Across the records that follow, how many lines contain the string "SIGNATURES"? Answer with the number only.

[Saved data entries]
+ + + + + + +

# tiangexiang/OccNeRF

Hardware: AMD Instinct MI355X
Metric: rays/sec at 512x512x128spp, random-init ckpt (higher is better)
Workload: dtype f32; 1 GPU; BASELINE configs[1]: free-view frame, 512x512 image, 128 samples/ray, non-rigid motion on, seeded random-init checkpoint; synthetic SMPL-like body and camera; 183784 rays hit the body bbox (ray_mask); H2D of the ray batch and the prior and D2H of [R,5] inside the step; the frame's rays sharded over the ranks; samples whose motion-weight sum is exactly 0 are dropped after the warp (bit-identical pi; rays_per_frame=183784, samples_per_ray=128, skip_empty_samples=True, dedup_repeated_samples=False, knn_center_cache=True, warp_bone_culling=True, world_size_formed=1

## Files before the change

include/occnerf_hip.h:

```cpp
#ifndef OCCNERF_HIP_H
#define OCCNERF_HIP_H

#include <stdint.h>

#ifdef __cplusplus
extern "C" {
#endif

#define OCCNERF_ABI_VERSION 5

int occnerf_abi_version(void);
const char *occnerf_last_error(void);

int occnerf_experiment_knob(const char *name, int value);


int occnerf_grid_encode_forward(const float *inputs, const float *embeddings,
                                const int32_t *offsets, float *outputs, uint32_t B, uint32_t D,
                                uint32_t C, uint32_t L, float S, uint32_t H, float *dy_dx,
                                uint32_t gridtype, int align_corners, uint32_t interp,
                                void *stream);

int occnerf_grid_encode_backward(const float *grad, const float *inputs, const float *embeddings,
                                 const int32_t *offsets, float *grad_embeddings, uint32_t B,
// ... 289 lines not shown
                         const double *h_dist, int32_t win_y, int32_t win_x, int32_t win_h, int32_t win_w,
                         uint8_t *out_image, uint8_t *out_mask, void *stream);

int occnerf_resize_frame(const uint8_t *image, const uint8_t *mask, int32_t H, int32_t W, int32_t h, int32_t w,
                         const int32_t *x_off_lanczos, const float *x_w_lanczos, const int32_t *y_off_lanczos,
                         const float *y_w_lanczos, const int32_t *x_off_bilinear, const float *x_w_bilinear,
                         const int32_t *y_off_bilinear, const float *y_w_bilinear, const int32_t *h_x_off_lanczos,
                         const int32_t *h_y_off_lanczos, const int32_t *h_x_off_bilinear, const int32_t *h_y_off_bilinear,
                         const float *h_bgcolor, double *img64, double *alpha64, void *stream);

int occnerf_patch_batch_f64(const double *img64, const double *alpha64, const float *rays8, const uint8_t *box_mask,
                            int32_t H, int32_t W, int32_t n_patches, int32_t size, const double *h_u, double subject_ratio,
                            const float *h_bgcolor, int32_t *row_counts, float *rays, float *near, float *far,
                            float *target_rgbs, float *target_patches, uint8_t *patch_masks, int32_t *patch_div_indices,
                            int32_t *xy_min, int32_t *pix_of_row, int32_t *row_of_pix, int32_t *n_rows, void *stream);
int occnerf_whole_frame_gather_f64(const double *img64, const double *alpha64, const float *rays8, const uint8_t *box_mask,
                                   int32_t H, int32_t W, const float *h_bgcolor, const int32_t *row_start, int32_t R,
                                   int64_t *ray_index, float *rays, float *near, float *far, float *target_rgbs,
                                   double *ray_alpha, uint8_t *truth_u8, float *gt_vis, float *gt_alpha, void *stream);

#define OCCNERF_FRAME_METRICS_RECORD 14
int64_t occnerf_frame_metrics_workspace_bytes(int32_t N, int32_t H, int32_t W);
int occnerf_frame_metrics(const uint8_t *pred, const uint8_t *truth, const float *alpha, const uint8_t *body,
                          const float *gt_vis_alpha, const float *gt_alpha, int32_t N, int32_t H, int32_t W,
                          double data_range, double *record, double *ssim_map, void *workspace, void *stream);

int32_t occnerf_progress_tile_blocks(int32_t height, int32_t width);
int occnerf_progress_tile(const float *rgb, const int64_t *ray_index, int64_t R, int32_t height, int32_t width,
                          const float *h_bgcolor01, const double *h_bgcolor255, const uint8_t *truth_u8, uint8_t *mosaic,
                          int32_t mosaic_rows, int32_t mosaic_cols, int32_t tile_x, int32_t tile_y, int32_t *partial,
                          int32_t *off_bg, void *stream);


int occnerf_mesh_count(const float *field, int32_t nx, int32_t ny, int32_t nz, float level, int32_t *row_count,
                       void *stream);
int occnerf_mesh_emit(const float *field, int32_t nx, int32_t ny, int32_t nz, float level, const int64_t *row_start,
                      int64_t T, int64_t *tri_keys, void *stream);
int occnerf_mesh_vertices(const int64_t *keys, int64_t V, const float *field, int32_t nx, int32_t ny, int32_t nz,
                          float level, const double *h_bbox_min, double h, float *pos, void *stream);

int occnerf_mesh_pose(const float *x_c, int64_t V, const float *Rs, const float *Ts, const float *vol, int32_t nb, int32_t G,
                      const float *h_bbox_min, const float *h_bbox_scale, int32_t candidates, int32_t max_iter, double tol,
                      float *p_out, uint8_t *flag, uint8_t *iters, float *resid, void *stream);


int occnerf_mesh_project(const float *pos, int64_t V, const double *h_K, const double *h_E, int32_t *xy, double *z,
                         uint8_t *vflag, void *stream);
int occnerf_mesh_raster(const int32_t *faces, int64_t T, int64_t V, const int32_t *xy, const double *z, const uint8_t *vflag,
                        int32_t H, int32_t W, uint64_t *keys, int32_t *wide_list, int32_t *counts, void *stream);
int occnerf_mesh_resolve(const uint64_t *keys, const int32_t *faces, int64_t T, int64_t V, const int32_t *xy, const double *z,
                         const uint8_t *vflag, const uint8_t *colors, const uint8_t *h_bgcolor, int32_t H, int32_t W,
                         uint8_t *cover, int32_t *tri, float *depth, uint8_t *rgb, int32_t *counts, void *stream);

#ifdef __cplusplus
}
#endif
#endif
```

occnerf_amd/_lib.py:

```python
import ctypes as C
import os

_HERE = os.path.dirname(os.path.abspath(__file__))
LIB_PATH = os.environ.get('OCCNERF_HIP_LIB') or os.path.join(_HERE, 'liboccnerf_hip.so')

ABI_VERSION = 5

_vp, _i32, _i64, _u32, _f32 = C.c_void_p, C.c_int32, C.c_int64, C.c_uint32, C.c_float

SIGNATURES = {
    'occnerf_abi_version': (C.c_int, []),
    'occnerf_last_error': (C.c_char_p, []),
    'occnerf_experiment_knob': (C.c_int, [C.c_char_p, C.c_int]),
    'occnerf_grid_encode_forward': (C.c_int, [_vp, _vp, _vp, _vp, _u32, _u32, _u32, _u32, _f32, _u32,
                                               _vp, _u32, C.c_int, _u32, _vp]),
    'occnerf_grid_encode_backward': (C.c_int, [_vp, _vp, _vp, _vp, _vp, _u32, _u32, _u32, _u32, _f32,
                                                _u32, _vp, _vp, _u32, C.c_int, _u32, _vp]),
    'occnerf_grid_grad_runs': (C.c_int, [_vp, _vp, _i64, _u32, _u32, _u32, _vp, _vp]),
    'occnerf_grid_encode_forward_h': (C.c_int, [_vp, _vp, _vp, _vp, _vp, _u32, _u32, _u32, _u32, _f32, _u32,
                                                 _vp, _u32, C.c_int, _u32, _vp]),
    'occnerf_grid_encode_backward_h': (C.c_int, [_vp, _vp, _vp, _vp, _vp, _vp, _u32, _u32, _u32, _u32, _f32,
                                                  _u32, _vp, _vp, _u32, C.c_int, _u32, _vp, _i64, _vp]),
    'occnerf_grid_encode_forward_f16': (C.c_int, [_vp, _vp, _vp, _vp, _u32, _u32, _u32, _u32, _f32, _u32,
                                                   _vp, _u32, C.c_int, _u32, _vp]),
# ... 67 lines not shown
    'occnerf_canonical_mlp_bf16x3': (C.c_int, [_vp, _i64, _vp, _vp, _vp, _i32, _vp]),
    'occnerf_canonical_mlp_pack_f16': (C.c_int, [_vp, _vp, _vp]),
    'occnerf_canonical_mlp_f16x3': (C.c_int, [_vp, _vp, _i64, _vp, _vp, _vp, _vp, _vp, _vp]),
    'occnerf_nonrigid_pack_f16': (C.c_int, [_vp, _vp, _vp]),
    'occnerf_nonrigid_f16x3': (C.c_int, [_vp, _i64, _vp, _vp, _vp, _vp, _vp, _vp, _vp, _vp, _vp, _vp, _vp]),
    'occnerf_canonical_mlp_bf16x3_rows': (C.c_int, [_vp, _vp, _i64, _vp, _vp, _vp, _vp, _i32, _vp]),
    'occnerf_composite': (C.c_int, [_vp, _vp, _vp, _vp, _vp, _i64, _i32, _vp, _vp, _vp, _vp, _vp, _vp, _vp]),
    'occnerf_linear_pack': (C.c_int, [_vp, _vp, _i32, _i32, _vp, _i32, _vp, _i32, _i32, _vp, _vp, _vp, _vp]),
    'occnerf_linear_forward': (C.c_int, [_vp, _i64, _i32, _vp, _i64, _i32, _vp, _vp, _i32, _vp, _i64, _vp, _i64, _i32,
                                          _i32, _vp, _i32, _i64, _i64, _i32, _i32, _vp]),
    'occnerf_linear_wgrad_slices': (_i32, [_i64]),
    'occnerf_linear_wgrad': (C.c_int, [_vp, _i64, _i32, _vp, _i64, _i32, _i64, _i32, _vp, _vp, _vp]),
    'occnerf_linear_wgrad_reduce': (C.c_int, [_vp, _vp, _i32, _i32, _i32, _vp, _vp, _vp, _i32, _vp, _i32, _vp]),
    'occnerf_composite_backward': (C.c_int, [_vp, _vp, _vp, _vp, _vp, _i64, _i32, _vp, _vp, _vp, _vp, _vp, _vp]),
    'occnerf_warp_backward_slices': (_i32, [_i64]),
    'occnerf_warp_backward': (C.c_int, [_vp, _i64, _i32, _vp, _vp, _vp, _vp, _vp, _i32, _i32, _vp, _vp, _vp, _vp, _vp]),
    'occnerf_agg_weights': (C.c_int, [_vp, _vp, _i64, _i32, _vp, _vp, _vp]),
    'occnerf_pose_motion_bases': (C.c_int, [_vp, _vp, _vp, _i32, _vp, _vp, _vp, _vp, _vp, _vp]),
    'occnerf_pose_motion_bases_backward': (C.c_int, [_vp, _vp, _vp, _vp, _vp, _vp, _vp, _vp, _vp, _vp, _vp]),
    'occnerf_prior_softmax': (C.c_int, [_vp, _vp, _i32, _i64, _vp, _vp]),
    'occnerf_pack_rays': (C.c_int, [_vp, _vp, _vp, _vp, _i64, _vp, _vp]),
    'occnerf_assemble_image': (C.c_int, [_vp, _vp, _vp, _i64, _i32, _i32, _vp, _vp, _vp, _vp]),
    'occnerf_convt3d_col2im': (C.c_int, [_vp, _vp, _i32, _i32, _i32, _i32, _vp, _vp]),
    'occnerf_convt3d_im2col': (C.c_int, [_vp, _i32, _i32, _i32, _i32, _vp, _vp]),
    'occnerf_adam_table_row_bytes': (_i32, []),
    'occnerf_adam_step': (C.c_int, [_vp, _i32, _vp, _i32, _i32] + [C.c_double] * 4 + [_vp, _vp]),
    'occnerf_lpips_packed_floats': (_i64, []),
    'occnerf_lpips_workspace_floats': (_i64, [_i32, _i32, _i32]),
    'occnerf_lpips_pack': (C.c_int, [_vp, _vp, _vp, _vp, _vp, _vp, _vp]),
    'occnerf_lpips_forward': (C.c_int, [_vp, _vp, _vp, _i32, _i32, _i32, _i32, _vp, _vp, _vp, _vp]),
    'occnerf_lpips_backward': (C.c_int, [_vp, _vp, _i32, _i32, _i32, _i32, _vp, _vp, _vp, _vp]),
    'occnerf_patch_assemble': (C.c_int, [_vp, _vp, _i64, _i32, _i32, _vp, _vp, _vp]),
    'occnerf_patch_assemble_backward': (C.c_int, [_vp, _vp, _i64, _vp, _vp]),
    'occnerf_patch_batch_max_patches': (_i32, []),
    'occnerf_patch_batch': (C.c_int, [_vp, _vp, _vp, _vp, _i32, _i32, _i32, _i32, _vp, C.c_double, _vp] + [_vp] * 12 + [_vp]),
    'occnerf_whole_frame_count': (C.c_int, [_vp, _i32, _i32, _vp, _vp]),
    'occnerf_whole_frame_gather': (C.c_int, [_vp, _vp, _vp, _vp, _i32, _i32, _vp, _vp, _i32] + [_vp] * 9 + [_vp]),
    'occnerf_view_frame_gather': (C.c_int, [_vp, _vp, _i32, _i32, _vp, _i32, _vp, _vp, _vp, _vp, _vp]),
    'occnerf_undistort_u8': (C.c_int, [_vp, _vp, _i32, _i32, _vp, _vp, _i32, _i32, _i32, _i32, _vp, _vp, _vp]),
    'occnerf_resize_frame': (C.c_int, [_vp, _vp, _i32, _i32, _i32, _i32] + [_vp] * 8 + [_vp] * 4 + [_vp, _vp, _vp, _vp]),
    'occnerf_patch_batch_f64': (C.c_int, [_vp, _vp, _vp, _vp, _i32, _i32, _i32, _i32, _vp, C.c_double, _vp] + [_vp] * 12 + [_vp]),
    'occnerf_whole_frame_gather_f64': (C.c_int, [_vp, _vp, _vp, _vp, _i32, _i32, _vp, _vp, _i32] + [_vp] * 9 + [_vp]),
    'occnerf_frame_metrics_workspace_bytes': (_i64, [_i32, _i32, _i32]),
    'occnerf_frame_metrics': (C.c_int, [_vp, _vp, _vp, _vp, _vp, _vp, _i32, _i32, _i32, C.c_double, _vp, _vp, _vp, _vp]),
    'occnerf_progress_tile_blocks': (_i32, [_i32, _i32]),
    'occnerf_progress_tile': (C.c_int, [_vp, _vp, _i64, _i32, _i32, _vp, _vp, _vp, _vp, _i32, _i32, _i32, _i32, _vp, _vp, _vp]),
    'occnerf_mesh_count': (C.c_int, [_vp, _i32, _i32, _i32, _f32, _vp, _vp]),
    'occnerf_mesh_emit': (C.c_int, [_vp, _i32, _i32, _i32, _f32, _vp, _i64, _vp, _vp]),
    'occnerf_mesh_vertices': (C.c_int, [_vp, _i64, _vp, _i32, _i32, _i32, _f32, _vp, C.c_double, _vp, _vp]),
    'occnerf_mesh_pose': (C.c_int, [_vp, _i64, _vp, _vp, _vp, _i32, _i32, _vp, _vp, _i32, _i32, C.c_double, _vp, _vp, _vp, _vp, _vp]),
    'occnerf_mesh_project': (C.c_int, [_vp, _i64, _vp, _vp, _vp, _vp, _vp, _vp]),
    'occnerf_mesh_raster': (C.c_int, [_vp, _i64, _i64, _vp, _vp, _vp, _i32, _i32, _vp, _vp, _vp, _vp]),
    'occnerf_mesh_resolve': (C.c_int, [_vp, _vp, _i64, _i64, _vp, _vp, _vp, _vp, _vp, _i32, _i32, _vp, _vp, _vp, _vp, _vp, _vp]),
}

_lib = None


def lib():
    global _lib
    if _lib is None:
        if not os.path.exists(LIB_PATH):
            raise ImportError(
                f'{LIB_PATH} not found: the gfx950 kernels are not built. Run '
                '`python -c "import __graft_entry__ as g; g.build()"` (or `make -C '
                'occnerf_amd/csrc`). There is no CPU fallback for this path.')
        import torch
        handle = C.CDLL(LIB_PATH)
        for name, (res, args) in SIGNATURES.items():
            fn = getattr(handle, name)
            fn.restype, fn.argtypes = res, args
        if handle.occnerf_abi_version() != ABI_VERSION:
            raise ImportError(f'liboccnerf_hip.so: ABI version {handle.occnerf_abi_version()}, this binding was written '
                              f'for {ABI_VERSION} (include/occnerf_hip.h OCCNERF_ABI_VERSION): rebuild the library')
        _lib = handle
    return _lib


def check(rc, what):
    if rc != 0:
        msg = lib().occnerf_last_error().decode(errors='replace')
        raise RuntimeError(f'{what} failed ({rc}): {msg}')
```

occnerf_amd/csrc/compact.hip:

```cpp
#include "common.h"
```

+ + + + + + +

#### EXERCISE SOLUTION:
2